Dataset items:
#define MW_TV_W 8
template <int K, class PT, class PV>
__device__ __forceinline__ void wg_trmv_n(PT T, long tplane, int ldt, int n, PV v, long vplane, PV y, long yplane, int tid) {
    const int sub = tid % MW_TV_W;
    for (int i0 = 0; i0 < n; i0 += MW_NT / MW_TV_W) {
        const int i = i0 + tid / MW_TV_W;
        const bool live = i < n;
        const int ii = live ? i : 0;
        acc<K> s;
        acc_zero<K>(s);
        for (int c = sub; c <= ii; c += MW_TV_W) acc_fma<K, K, K>(s, ldx<K>(T, tplane, ii + (long)c * ldt), ldx<K>(v, vplane, c));
        const mw<K> r = lanes_sum<K, MW_TV_W>(acc_result<K>(s));
        if (live && sub == 0) stx<K>(y, yplane, i, r);
    }
    __syncthreads();
}
template <int K, class PT, class PV>
__device__ __forceinline__ void wg_trmv_t(PT T, long tplane, int ldt, int n, PV v, long vplane, PV y, long yplane, int tid) {
    const int sub = tid % MW_TV_W;
    for (int i0 = 0; i0 < n; i0 += MW_NT / MW_TV_W) {
        const int i = i0 + tid / MW_TV_W;
        const bool live = i < n;
        const int ii = live ? i : 0;
        acc<K> s;
        acc_zero<K>(s);
// ... 19 lines not shown
        }
    }
}

template <int K, class PF, class PR, class PB>
__device__ __forceinline__ void wg_trsm_f(PF F, long fplane, int ldf, PR rd, long rdplane, int n, PB B, long bplane, int ldb, int nrhs, int tid) {
    for (int e = tid; e < n * nrhs; e += MW_NT) {
        const int i = e % n, c = e / n;
        const long idx = i + (long)c * ldb;
        stx<K>(B, bplane, idx, mul<K>(ldx<K>(B, bplane, idx), ldx<K>(rd, rdplane, i)));
    }
    __syncthreads();
    for (int k = 0; k < n - 1; k++) {
        const int m = n - k - 1;
        for (int e = tid; e < m * nrhs; e += MW_NT) {
            const int i = k + 1 + e % m, c = e / m;
            const long idx = i + (long)c * ldb;
            stx<K>(B, bplane, idx, fnma<K>(ldx<K>(B, bplane, idx), ldx<K>(F, fplane, i + (long)k * ldf), ldx<K>(B, bplane, k + (long)c * ldb)));
        }
        __syncthreads();
    }
}
template <int K, class PF, class PR, class PB>
__device__ __forceinline__ void wg_trsm_b(PF Bk, long fplane, int ldf, PR rd, long rdplane, int n, PB B, long bplane, int ldb, int nrhs, int tid) {
    for (int e = tid; e < n * nrhs; e += MW_NT) {
        const int i = e % n, c = e / n;
        const long idx = i + (long)c * ldb;
        stx<K>(B, bplane, idx, mul<K>(ldx<K>(B, bplane, idx), ldx<K>(rd, rdplane, i)));
    }
    __syncthreads();
    for (int k = n - 1; k > 0; k--) {
        for (int e = tid; e < k * nrhs; e += MW_NT) {
            const int i = e % k, c = e / k;
            const long idx = i + (long)c * ldb;
            stx<K>(B, bplane, idx, fnma<K>(ldx<K>(B, bplane, idx), ldx<K>(Bk, fplane, i + (long)k * ldf), ldx<K>(B, bplane, k + (long)c * ldb)));
        }
        __syncthreads();
    }
}

__device__ __forceinline__ bool wg_last_block(int *counter, unsigned total) {
    __shared__ int last;
    __threadfence();
    __syncthreads();
    if (threadIdx.x == 0) {
        const unsigned old = atomicAdd((unsigned *)counter, 1u);
        last = (old == total - 1) ? 1 : 0;
        if (last) *counter = 0;
    }
    __syncthreads();
    if (last) __threadfence();
    return last != 0;
}

template <int K, int NT = MW_NT, class PD, class PS>
__device__ __forceinline__ void wg_copy(PD dst, long dplane, int ldd, PS src, long splane, int lds_, int rows, int cols, int tid) {
    constexpr int U = K <= 6 ? 4 : 2;
    const int total = rows * cols;
    for (int e0 = tid; e0 < total; e0 += U * NT) {
        double v[U][K];
#pragma unroll
        for (int u = 0; u < U; u++) {
            const int e = min(e0 + u * NT, total - 1), i = e % rows, c = e / rows;
#pragma unroll
            for (int l = 0; l < K; l++) v[u][l] = src[(long)l * splane + i + (long)c * lds_];
        }
#pragma unroll
        for (int u = 0; u < U; u++) {
            const int e = e0 + u * NT, i = e % rows, c = e / rows;
            if (e < total) {
#pragma unroll
                for (int l = 0; l < K; l++) dst[(long)l * dplane + i + (long)c * ldd] = v[u][l];
            }
        }
    }
}

}

extern __shared__ double mw_lds[];
#define MW_LDS ((mwk::lds_d *)mw_lds)
#ifdef CLRS_MW_STAMPS
#define MW_CHAIN_STAMP(q, idx, cond) do { if ((q).pipe_stamps && (cond)) (q).pipe_stamps[8 * 40 + (idx)] = wall_clock64(); } while (0)
#else
#define MW_CHAIN_STAMP(q, idx, cond) do { } while (0)
#endif

#define MW_X_SHARE 32
__host__ __device__ __forceinline__ bool mw_x_shares(const MwBlk &k) { return k.inv == 1 && k.n > MW_X_SHARE; }
template <int K, bool INV, class PM, class PW>
__device__ __forceinline__ void mw_potrf_x_body(const MwDev &q, const MwBlk &k, PM M, long plane, PW W, long wplane, bool w_in_place, double *__restrict__ Xc, mwk::lds_d *bc,
                                                int tid, int bid) {
    using namespace mwk;
    const int n = k.n;
    const bool share = w_in_place || (INV && mw_x_shares(k));
    const int cw = share ? blockIdx.y : 0, cnw = share ? gridDim.y : 1;
    const bool ok = wg_potrf<K, INV, MW_PT, true>(M, plane, n, n, q.xrd + k.rd_off, q.xrdlen, W, wplane, w_in_place ? n : 0, bc, tid, cw, cnw);
    if (!ok && tid == 0) atomicMin(&q.info[1], bid + 1);
    __syncthreads();
    if (INV && !w_in_place && cnw > 1) {
        for (int e = tid; e < n * n; e += MW_PT) {
            const int i = e % n, c = e / n;
            if (c % cnw != cw) continue;
#pragma unroll
            for (int l = 0; l < K; l++) q.Xi[(long)l * q.xylen + k.xyoff + e] = (ok && i >= c) ? (double)W[(long)l * wplane + w_index(i, c, n, 0)] : 0.0;
        }
    }
    if (cw != 0) return;
    if (ok) wg_scaled_factors_u<K, MW_PT>(M, plane, n, q.xrd + k.rd_off, q.xrdlen, n, q.Xf + k.xyoff, q.xylen, n, q.Xb + k.xyoff, q.xylen, n, tid);
    for (int e = tid; e < n * n; e += MW_PT) {
        const int i = e % n, c = e / n;
#pragma unroll
        for (int l = 0; l < K; l++) {
            Xc[(long)l * q.xylen + k.xyoff + e] = (i >= c) ? (double)M[(long)l * plane + e] : 0.0;
            if (INV && !w_in_place && cnw == 1) q.Xi[(long)l * q.xylen + k.xyoff + e] = (ok && i >= c) ? (double)W[(long)l * wplane + w_index(i, c, n, 0)] : 0.0;
        }
    }
}
template <int K>
__global__ __launch_bounds__(MW_PT) void k_mw_potrf_x(const MwDev q, const double *__restrict__ X, double *__restrict__ Xc, int lds, const double *__restrict__ Y2,
                                                      double *__restrict__ Yi, int *__restrict__ yfail) {
    using namespace mwk;
    mw_mark(q);
    const bool second = (int)blockIdx.x >= q.NB;
    const MwBlk &k = q.blk[second ? blockIdx.x - q.NB : blockIdx.x];
    const int n = k.n, tid = threadIdx.x;
    if (blockIdx.y != 0 && !(lds && (k.inv == 2 || mw_x_shares(k)))) return;
    lds_d *bc = MW_LDS;
    if (second) {
        lds_d *M = MW_LDS + MW_POTRF_SCR(K, n);
        wg_copy<K, MW_PT>(M, (long)n * n, n, Y2 + k.xyoff, q.xylen, n, n, n, tid);
        __syncthreads();
        bool ok;
        if (k.inv == 1) {
            lds_d *W = M + (long)K * n * n, *rdl = W + (long)K * MW_TRI(n);
            const int cw = mw_x_shares(k) ? blockIdx.y : 0, cnw = mw_x_shares(k) ? gridDim.y : 1;
            ok = wg_potrf<K, true, MW_PT, false>(M, (long)n * n, n, n, rdl, n, W, MW_TRI(n), 0, bc, tid, cw, cnw);
            if (ok) {
                for (int e = tid; e < n * n; e += MW_PT) {
                    const int i = e % n, c = e / n;
                    if (c % cnw != cw) continue;
#pragma unroll
                    for (int l = 0; l < K; l++) Yi[(long)l * q.xylen + k.xyoff + e] = (i >= c) ? (double)W[(long)l * MW_TRI(n) + w_index(i, c, n, 0)] : 0.0;
                }
            }
        } else {
            lds_d *rdl = M + (long)K * n * n;
            ok = wg_potrf<K, true, MW_PT, false>(M, (long)n * n, n, n, rdl, n, Yi + k.xyoff, q.xylen, n, bc, tid, blockIdx.y, gridDim.y);
        }
        if (tid == 0 && blockIdx.y == 0) yfail[blockIdx.x - q.NB] = ok ? 0 : 1;
        return;
    }
    if (lds) {
        lds_d *M = MW_LDS + MW_POTRF_SCR(K, n);
        wg_copy<K, MW_PT>(M, (long)n * n, n, X + k.xyoff, q.xylen, n, n, n, tid);
        __syncthreads();
        if (k.inv == 1) mw_potrf_x_body<K, true>(q, k, M, (long)n * n, M + (long)K * n * n, MW_TRI(n), false, Xc, bc, tid, blockIdx.x);
        else if (k.inv == 2) mw_potrf_x_body<K, true>(q, k, M, (long)n * n, q.Xi + k.xyoff, q.xylen, true, Xc, bc, tid, blockIdx.x);
        else mw_potrf_x_body<K, false>(q, k, M, (long)n * n, M, 0, false, Xc, bc, tid, blockIdx.x);
    } else {
        double *M = Xc + k.xyoff;
        wg_copy<K, MW_PT>(M, q.xylen, n, X + k.xyoff, q.xylen, n, n, n, tid);
        __syncthreads();
        mw_potrf_x_body<K, false>(q, k, M, q.xylen, M, 0, false, Xc, bc, tid, blockIdx.x);
    }
}

template <int K, int KM, int DK, int ZW>
__device__ __forceinline__ void mw_zt_products_km(const MwDev &q, const MwBlk &k, const double *__restrict__ Y, int c0, int nc, bool with_z) {
    using namespace mwk;
    const int n = k.n, tid = threadIdx.x, dl = k.delta, sub = tid % ZW;
    const double *V = q.V + k.v_off;
    const int *vrow = q.vrow + k.vrow_off;
    for (int e0 = 0; e0 < n * nc; e0 += MW_NT / ZW) {
        const int e = e0 + tid / ZW;
        const bool live = e < n * nc;
        const int ee = live ? e : 0;
        const int i = ee % n, c = c0 + ee / n, r0 = vrow[c];
        acc<KM> s;
        acc_zero<KM>(s);
        for (int kk = r0 + sub; kk < r0 + dl; kk += ZW) acc_fma<KM, KM, DK>(s, ldx<KM>(Y + k.xyoff, q.xylen, i + (long)kk * n), ldx<DK>(V, q.Vp, kk + (long)c * n));
        mw<KM> v = lanes_sum<KM, ZW>(acc_result<KM>(s));
        if (live && sub == 0) stx<K>(q.Tm + k.z_off, q.zlen, i + (long)c * n, cvt<K, KM>(v));
    }
    if (!with_z) return;
    const double *Xi = q.Xi + k.xyoff;
    for (int e0 = 0; e0 < n * nc; e0 += MW_NT / ZW) {
        const int e = e0 + tid / ZW;
        const bool live = e < n * nc;
        const int ee = live ? e : 0;
        const int i = ee % n, c = c0 + ee / n, r0 = vrow[c];
        acc<KM> s;
        acc_zero<KM>(s);
        for (int kk = r0 + sub; kk <= i; kk += ZW) acc_fma<KM, KM, DK>(s, ldx<KM>(Xi, q.xylen, i + (long)kk * n), ldx<DK>(V, q.Vp, kk + (long)c * n));
        mw<KM> v = lanes_sum<KM, ZW>(acc_result<KM>(s));
        if (live && sub == 0) stx<K>(q.Z + k.z_off, q.zlen, i + (long)c * n, cvt<K, KM>(v));
    }
}
template <int K, int DK, int ZW>
__device__ __forceinline__ void mw_zt_products(const MwDev &q, const MwBlk &k, const double *__restrict__ Y, int c0, int nc, bool with_z) {
    mw_km_switch<K>(q.km, [&](auto kmc) { mw_zt_products_km<K, decltype(kmc)::value, DK, ZW>(q, k, Y, c0, nc, with_z); });
}
template <int K, int DK>
__global__ __launch_bounds__(MW_NT) void k_mw_zt(const MwDev q, const double *__restrict__ Y, int lds_L, int use_inv, int ct) {
    using namespace mwk;
    if (q.mws_on && q.mws_off[q.lr_list[blockIdx.y]] >= 0) return;
    const MwBlk &k = q.blk[q.lr_list[blockIdx.y]];
    const int n = k.n, U = k.U, tid = threadIdx.x;
    const int c0 = blockIdx.x * ct;
    if (c0 >= U) return;
    const int nc = min(ct, U - c0);
    const double *V = q.V + k.v_off;
    if (ct != MW_CT) { mw_zt_products<K, DK, 8>(q, k, Y, c0, nc, true); return; }
    mw_zt_products<K, DK, 2>(q, k, Y, c0, nc, use_inv && k.inv);
    if (use_inv && k.inv) return;
    lds_d *Zt = MW_LDS;
    const long zp = (long)n * MW_CT;
    for (int e = tid; e < n * nc; e += MW_NT) {
        const int i = e % n, c = e / n;
#pragma unroll
        for (int l = 0; l < K; l++) Zt[(long)l * zp + e] = l < DK ? V[(long)l * q.Vp + i + (long)(c0 + c) * n] : 0.0;
    }
    if (lds_L) {
        lds_d *Ls = MW_LDS + (long)K * zp;
        wg_copy<K>(Ls, (long)n * n, n, q.Xf + k.xyoff, q.xylen, n, n, n, tid);
        __syncthreads();
        wg_trsm_f<K>(Ls, (long)n * n, n, q.xrd + k.rd_off, q.xrdlen, n, Zt, zp, n, nc, tid);
    } else {
        __syncthreads();
        wg_trsm_f<K>(q.Xf + k.xyoff, q.xylen, n, q.xrd + k.rd_off, q.xrdlen, n, Zt, zp, n, nc, tid);
    }
    for (int e = tid; e < n * nc; e += MW_NT) {
#pragma unroll
        for (int l = 0; l < K; l++) q.Z[(long)l * q.zlen + k.z_off + (long)c0 * n + e] = Zt[(long)l * zp + e];
    }
}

## WORK INSTRUCTION
If a line of the entries above holds the word "zlen", count it; report only how many such lines there are.

## EXPECTED OUTPUT
3